# Rune magic



## Chessie (Oct 24, 2013)

Hi everyone, so part of the magic system I've created for my WIP includes runes. There are only a handful of them that can be used to power certain objects for magical use. They are tiny animal symbols and the source of their power are the auroras. The light is harvested into these runes when the lights are out in full force, and certain colors have specific powers, etc. These runes must be carved on the objects by Shamans as it is a specialized skill in my world.

But my concern is that this type of magic has been done to death in fantasy. I'm not sure if its original or creative enough. I would love some ideas thrown out that I could play with to add more of a twist in. Thank you!


----------



## skip.knox (Oct 24, 2013)

How about different kinds of light? Sunlight does one thing, moonlight another, starlight a third (no moon). For more fun, add firelight or magically-generated light.


----------



## Addison (Oct 25, 2013)

It's your story, you're a voice no one has heard or read, you're already original so don't worry about that. I actually have never read a story with that kind of magic and it sounds cool.


----------



## Kn'Trac (Oct 25, 2013)

> They are tiny animal symbols and the source of their power are the auroras. The light is harvested into these runes when the lights are out in full force, and certain colors have specific powers, etc. These runes must be carved on the objects by Shamans as it is a specialized skill in my world.

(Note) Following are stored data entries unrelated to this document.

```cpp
template <int NSLAB>
__global__ __launch_bounds__(1024) void segment_sum_heavy_kernel(const void* __restrict__ Z, int z_dt, int ldz, int H,
                                                                 const int* rowptr, const int* eidx, int act, float* out,
                                                                 int ldo, int n_rows, bf16_t* out16, int ldo16, int rpw, int heavy_min) {
    __shared__ F8 part[15][NSLAB * 64];
    __shared__ int heavy[1024];
    __shared__ int n_heavy;
    const int lane = threadIdx.x & 63, w = threadIdx.x >> 6;
    if (threadIdx.x == 0) n_heavy = 0;
    __syncthreads();
    const int rr = blockIdx.x * rpw + threadIdx.x;
    if ((int)threadIdx.x < rpw && rr < n_rows && rowptr[rr + 1] - rowptr[rr] > heavy_min) heavy[atomicAdd(&n_heavy, 1)] = rr;
    __syncthreads();
    const int nh = n_heavy;
    for (int q = 0; q < nh; ++q) {
        const int r = heavy[q];
        F8 acc[NSLAB];
#pragma unroll
        for (int s = 0; s < NSLAB; ++s)
#pragma unroll
            for (int k = 0; k < 8; ++k) acc[s].v[k] = 0.f;
        ss_accum<NSLAB, 8 / NSLAB>(Z, z_dt, ldz, H, eidx, act, lane, rowptr[r] + w, rowptr[r + 1], 16, acc);
        if (w > 0) {
#pragma unroll
            for (int s = 0; s < NSLAB; ++s) part[w - 1][s * 64 + lane] = acc[s];
        }
        __syncthreads();
        if (w == 0) {
#pragma unroll
            for (int s = 0; s < NSLAB; ++s) {
                for (int k = 0; k < 15; ++k) {
                    const F8 p = part[k][s * 64 + lane];
#pragma unroll
                    for (int t = 0; t < 8; ++t) acc[s].v[t] += p.v[t];
                }
                const int c = s * 512 + lane * 8;
                if (c < H) {
                    if (out) {
                        float* o = out + (size_t)r * ldo + c;
                        *(float4*)o = make_float4(acc[s].v[0], acc[s].v[1], acc[s].v[2], acc[s].v[3]);
                        *(float4*)(o + 4) = make_float4(acc[s].v[4], acc[s].v[5], acc[s].v[6], acc[s].v[7]);
                    }
                    if (out16) st8_any(out16, FB_DT_BF16, (size_t)r * ldo16 + c, acc[s]);
                }
            }
        }
        __syncthreads();
    }
}

extern "C" int fabind_segment_sum(const void* Z, int z_dt, int ldz, int H, const int* rowptr, const int* eidx,
                                  int n_rows, int n_edges, int act, float* out, int ldo, void* out16v, int ldo16,
                                  hipStream_t stream) {
    bf16_t* out16 = (bf16_t*)out16v;
    FB_REQUIRE(H % 8 == 0 && ldz % 8 == 0 && ldo % 4 == 0, "fabind_segment_sum: H/ldz must be multiples of 8, ldo of 4");
    FB_REQUIRE(H <= 1024, "fabind_segment_sum: H <= 1024");
    FB_REQUIRE(out != nullptr || out16 != nullptr, "fabind_segment_sum: no output");
    FB_REQUIRE(((uintptr_t)Z % 16 == 0) && ((uintptr_t)out % 16 == 0), "fabind_segment_sum: 16-byte alignment");
    FB_REQUIRE(out16 == nullptr || (ldo16 % 8 == 0 && (uintptr_t)out16 % 16 == 0), "fabind_segment_sum: out16 needs 16-byte alignment and ldo16 % 8 == 0");
    if (n_rows <= 0) return 0;
    (void)n_edges;
    int rpw = 1024;
    while (rpw > 64 && (n_rows + rpw - 1) / rpw < 256) rpw >>= 1;
    const int heavy_min = n_rows < 16384 ? 32 : 128;
    const dim3 g((n_rows + 3) / 4), gh((n_rows + rpw - 1) / rpw);
    if (H <= 512) {
        hipLaunchKernelGGL((segment_sum_kernel<1>), g, dim3(256), 0, stream, Z, z_dt, ldz, H, rowptr, eidx, act, out, ldo, n_rows, out16, ldo16, heavy_min);
        hipLaunchKernelGGL((segment_sum_heavy_kernel<1>), gh, dim3(1024), 0, stream, Z, z_dt, ldz, H, rowptr, eidx, act, out, ldo, n_rows, out16, ldo16, rpw, heavy_min);
    } else {
        hipLaunchKernelGGL((segment_sum_kernel<2>), g, dim3(256), 0, stream, Z, z_dt, ldz, H, rowptr, eidx, act, out, ldo, n_rows, out16, ldo16, heavy_min);
        hipLaunchKernelGGL((segment_sum_heavy_kernel<2>), gh, dim3(1024), 0, stream, Z, z_dt, ldz, H, rowptr, eidx, act, out, ldo, n_rows, out16, ldo16, rpw, heavy_min);
    }
    FB_CHECK_LAUNCH();
    return 0;
}

__global__ __launch_bounds__(256) void coord_update_kernel(const float* __restrict__ x, const float* __restrict__ d,
                                                           const float* __restrict__ s_part, int n_part,
                                                           const float* weight, const int* rowptr, int n_rows, int mean,
                                                           float clampv, float* x_out, float* s_out) {
    const int lane = threadIdx.x & 63;
    int r = blockIdx.x * 4 + (threadIdx.x >> 6);
    if (r >= n_rows) return;
    const int e0 = rowptr[r], e1 = rowptr[r + 1];
    float ax = 0.f, ay = 0.f, az = 0.f;
    for (int e = e0 + lane; e < e1; e += 64) {
        float s = 0.f;
        for (int k = 0; k < n_part; ++k) s += s_part[(size_t)e * n_part + k];
        if (weight) s *= weight[e];
        if (s_out) s_out[e] = s;
        ax += d[(size_t)e * 3] * s; ay += d[(size_t)e * 3 + 1] * s; az += d[(size_t)e * 3 + 2] * s;
    }
    ax = wave_sum(ax); ay = wave_sum(ay); az = wave_sum(az);
    if (lane == 0) {
        const int deg = e1 - e0;
        const float den = mean ? (float)(deg < 1 ? 1 : deg) : 1.f;
        float tx = ax / den, ty = ay / den, tz = az / den;
        tx = fminf(fmaxf(tx, -clampv), clampv); ty = fminf(fmaxf(ty, -clampv), clampv); tz = fminf(fmaxf(tz, -clampv), clampv);
        x_out[(size_t)r * 3] = x[(size_t)r * 3] + tx;
        x_out[(size_t)r * 3 + 1] = x[(size_t)r * 3 + 1] + ty;
        x_out[(size_t)r * 3 + 2] = x[(size_t)r * 3 + 2] + tz;
    }
}

extern "C" int fabind_coord_update(const float* x, const float* d, const float* s_part, int n_part,
                                   const float* weight, const int* rowptr, int n_rows, int mean, float clampv,
                                   float* x_out, float* s_out, hipStream_t stream) {
    if (n_rows <= 0) return 0;
    hipLaunchKernelGGL(coord_update_kernel, dim3((n_rows + 3) / 4), dim3(256), 0, stream, x, d, s_part, n_part, weight,
                       rowptr, n_rows, mean, clampv, x_out, s_out);
    FB_CHECK_LAUNCH();
    return 0;
}

__global__ __launch_bounds__(256) void zero_empty_rows_kernel(const int* __restrict__ rowptr, int n_rows, void* out, int out_dt, int ld,
                                                              int C, void* out2, int out2_dt, int ld2) {
    const int lane = threadIdx.x & 63;
    const int r = blockIdx.x * 4 + (threadIdx.x >> 6);
    if (r >= n_rows || rowptr[r] != rowptr[r + 1]) return;
    for (int c = lane; c < C; c += 64) {
        st_any(out, out_dt, (size_t)r * ld + c, 0.f);
        if (out2) st_any(out2, out2_dt, (size_t)r * ld2 + c, 0.f);
    }
}

extern "C" int fabind_zero_empty_rows(const int* rowptr, int n_rows, void* out, int out_dt, int ld, int C, void* out2, int out2_dt,
                                      int ld2, hipStream_t stream) {
    if (n_rows <= 0 || C <= 0) return 0;
    FB_REQUIRE(rowptr != nullptr && out != nullptr, "fabind_zero_empty_rows: rowptr / out");
    hipLaunchKernelGGL(zero_empty_rows_kernel, dim3((n_rows + 3) / 4), dim3(256), 0, stream, rowptr, n_rows, out, out_dt, ld, C, out2,
                       out2_dt, ld2);
    FB_CHECK_LAUNCH();
    return 0;
}


__global__ __launch_bounds__(256) void pack_frag_multi_kernel(const FabindPackSeg* __restrict__ segs) {
    const FabindPackSeg sg = segs[blockIdx.y];
    const int N = sg.N, Kd = sg.K;
    const long n_vec = (long)N * Kd / 8;
    bf16_t* dst = (bf16_t*)sg.dst;
    for (long t = (long)blockIdx.x * 256 + threadIdx.x; t < n_vec; t += (long)gridDim.x * 256) {
        const int r = (int)(t & 15), q = (int)((t >> 4) & 3);
        const long tb = t >> 6;
        const int nb = (int)(tb % (N / 16)), kb = (int)(tb / (N / 16));
        const long n = (long)nb * 16 + r, k0 = (long)kb * 32 + q * 8;
        uint32_t w[4];
#pragma unroll
        for (int j = 0; j < 4; ++j) {
            float a, b;
            const long i0 = n * sg.src_sr + (k0 + 2 * j) * sg.src_sc, i1 = i0 + sg.src_sc;
            if (sg.src_dt == FB_DT_BF16) {
                a = bf16_to_f32(((const bf16_t*)sg.src)[i0]);
                b = bf16_to_f32(((const bf16_t*)sg.src)[i1]);
            } else {
// ... 30 lines not shown
```

### fabind_amd/csrc/inter_attn_rows.hip

```cpp
#include "common.h"
#include "fabind_hip.h"

#define IA_HEAVY 8

template <int NS>
__global__ __launch_bounds__(256) void inter_attn_fwd_rows_kernel(
    const float* __restrict__ qkv, int ldqkv, const float* __restrict__ cv, int ldcv, int H, const float* __restrict__ h,
    int ldh, const float* __restrict__ x, const float* __restrict__ d, const float* __restrict__ rhohat,
    const int* rowptr, const int* col, const int* red_idx, const float* bias_red, int bias_np,
    const float* __restrict__ w_rk, const float* __restrict__ w_rv, const float* __restrict__ wcr,
    const float* __restrict__ w3, float clampv, int n_rows, float* h_out, float* x_out, float* alpha, float* cvs, bf16_t* h16,
    const float* __restrict__ s_ext, const int* __restrict__ order, int n_heavy, int n_act) {
    __shared__ float4 sAcc[4][NS * 64];
    __shared__ float sSc[4][8];
    const int lane = threadIdx.x & 63, wv = threadIdx.x >> 6;
    const bool coop = (int)blockIdx.x < n_heavy;
    const int idx = coop ? (int)blockIdx.x : n_heavy + ((int)blockIdx.x - n_heavy) * 4 + wv;
    if (idx >= n_rows) return;
    const int r = order[idx];
    if (idx >= n_act) {
#pragma unroll
        for (int s = 0; s < NS; ++s) {
            const int c = s * 256 + lane * 4;
            if (c < H) {
// ... 98 lines not shown
        for (int s = 0; s < NS; ++s) {
            const int c = s * 256 + lane * 4;
            if (c < H) {
                const float4 hv = *(const float4*)(h + (size_t)r * ldh + c);
                const float4 wvv = *(const float4*)(w_rv + c);
                const float4 o = make_float4(hv.x + (acc[s].x + sar * wvv.x) * inv, hv.y + (acc[s].y + sar * wvv.y) * inv,
                                             hv.z + (acc[s].z + sar * wvv.z) * inv, hv.w + (acc[s].w + sar * wvv.w) * inv);
                *(float4*)(h_out + (size_t)r * ldh + c) = o;
                if (h16) *(uint2*)(h16 + (size_t)r * H + c) = make_uint2(pack2_bf16(o.x, o.y), pack2_bf16(o.z, o.w));
            }
        }
        if (lane == 0) {
            const float tx = fminf(fmaxf(ax * inv, -clampv), clampv), ty = fminf(fmaxf(ay * inv, -clampv), clampv),
                        tz = fminf(fmaxf(az * inv, -clampv), clampv);
            x_out[(size_t)r * 3] = x[(size_t)r * 3] + tx;
            x_out[(size_t)r * 3 + 1] = x[(size_t)r * 3 + 1] + ty;
            x_out[(size_t)r * 3 + 2] = x[(size_t)r * 3 + 2] + tz;
        }
    } else {
#pragma unroll
        for (int s = 0; s < NS; ++s) sAcc[wv][s * 64 + lane] = acc[s];
        if (lane == 0) { sSc[wv][0] = m; sSc[wv][1] = l; sSc[wv][2] = sar; sSc[wv][3] = ax; sSc[wv][4] = ay; sSc[wv][5] = az; }
        __syncthreads();
        const float M = fmaxf(fmaxf(sSc[0][0], sSc[1][0]), fmaxf(sSc[2][0], sSc[3][0]));
        float f[4], L = 0.f, SAR = 0.f, AX = 0.f, AY = 0.f, AZ = 0.f;
#pragma unroll
        for (int w = 0; w < 4; ++w) {
            f[w] = sSc[w][1] > 0.f ? __expf(sSc[w][0] - M) : 0.f;
            L += f[w] * sSc[w][1]; SAR += f[w] * sSc[w][2]; AX += f[w] * sSc[w][3]; AY += f[w] * sSc[w][4]; AZ += f[w] * sSc[w][5];
        }
        inv = 1.f / L;
        for (int g = threadIdx.x; g < NS * 64; g += 256) {
            const int c = (g >> 6) * 256 + (g & 63) * 4;
            if (c < H) {
                float4 a = make_float4(0.f, 0.f, 0.f, 0.f);
#pragma unroll
                for (int w = 0; w < 4; ++w) {
                    const float4 p = sAcc[w][g];
                    a.x += f[w] * p.x; a.y += f[w] * p.y; a.z += f[w] * p.z; a.w += f[w] * p.w;
                }
                const float4 hv = *(const float4*)(h + (size_t)r * ldh + c);
                const float4 wvv = *(const float4*)(w_rv + c);
                const float4 o = make_float4(hv.x + (a.x + SAR * wvv.x) * inv, hv.y + (a.y + SAR * wvv.y) * inv,
                                             hv.z + (a.z + SAR * wvv.z) * inv, hv.w + (a.w + SAR * wvv.w) * inv);
                *(float4*)(h_out + (size_t)r * ldh + c) = o;
                if (h16) *(uint2*)(h16 + (size_t)r * H + c) = make_uint2(pack2_bf16(o.x, o.y), pack2_bf16(o.z, o.w));
            }
        }
        if (threadIdx.x == 0) {
            const float tx = fminf(fmaxf(AX * inv, -clampv), clampv), ty = fminf(fmaxf(AY * inv, -clampv), clampv),
                        tz = fminf(fmaxf(AZ * inv, -clampv), clampv);
            x_out[(size_t)r * 3] = x[(size_t)r * 3] + tx;
            x_out[(size_t)r * 3 + 1] = x[(size_t)r * 3 + 1] + ty;
            x_out[(size_t)r * 3 + 2] = x[(size_t)r * 3 + 2] + tz;
        }
        m = M;
    }
    __builtin_amdgcn_fence(__ATOMIC_RELEASE, "wavefront");
    __builtin_amdgcn_fence(__ATOMIC_ACQUIRE, "wavefront");
    for (int e = ws + lane; e < we; e += 64) alpha[e] = __expf(alpha[e] - m) * inv;
}
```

I wouldn't worry too much about not being original. I've read my fair share of fantasy works and this is the first time I see the aurora's involved in the empowerment of runes. And as Addison said, it's your story anyway. 

Go ahaid with it, I like the idea, it's fresh.


----------



## Queshire (Oct 25, 2013)

I love the idea of rune magic, but I rarely see it done right or given the attention it deserves. It seems to me that people just throw around the word rune for any form of written or engraved magic without giving it much thought. Of course, as a corollary to that, if it is done right then it's quite refreshing. Personally between the animal shapes and the shaman stuff and all that I think you might be better off going with calling it totems. Runes to my mind suggest a more scholar-y approach to magic while what you're describing sounds more along the lines of nature magic.

Hmmm.... let's see, what else? If you're worried about not being creative enough then I would suggest looking back to the original source of runes, Norse Mythology, and drawing inspiration from there. I don't know the specifics, but I believe the tale goes something like Odin first discovered runes after sacrificing himself to himself by nailing himself to the tree Yggdrassil for nine days on his spear Grungir. Just glimpsing at that there's several elements you can take inspiration from. Sacrificing himself to himself? That's some crazy cosmic hacking right there. Or there's just the idea of sacrifice on it's own. You could try to implement something to do with spears, or special trees.... There's all sorts of possibilities there.

That said though, I'm a lazy bastard so I'd just keep it the same and change them to totems rather than try to re-imagine the whole thing.


----------



## Chessie (Oct 25, 2013)

Totems are large carvings--wooden statues if you can call them such. These inscriptions are much smaller and carved into items. But thank you for the suggestion.  

So true this is my story and I'll tell it in my own way. Thanks for the reminders! And Skip.knox, I like the starlight idea, going to play around with that. Thanks!


----------



## ascanius (Oct 25, 2013)

I have a rune/ward system that is part of the overall magic system.  its not quit a true rune system though due to the way my magic system works.  do the effects of different light affect a single tune differently? 
you could have different sources of  change the effects of runes in different ways, or maybe the color is what is important, maybe both.  what about stringing different runes together like a sentence or maybe a single hybrid rune, maybe that hybrid is then added to a rune sentence.


----------



## Chessie (Oct 25, 2013)

Hmm, I hadn't thought of perhaps putting them in a sentence or hybrid. Interesting. Hybrid seems like it would match what I've got going on. The runes (carvings in the story) harvest the lights of the auroras for magical use. Each color has the ability to summon different types of ancestral spirits and powers.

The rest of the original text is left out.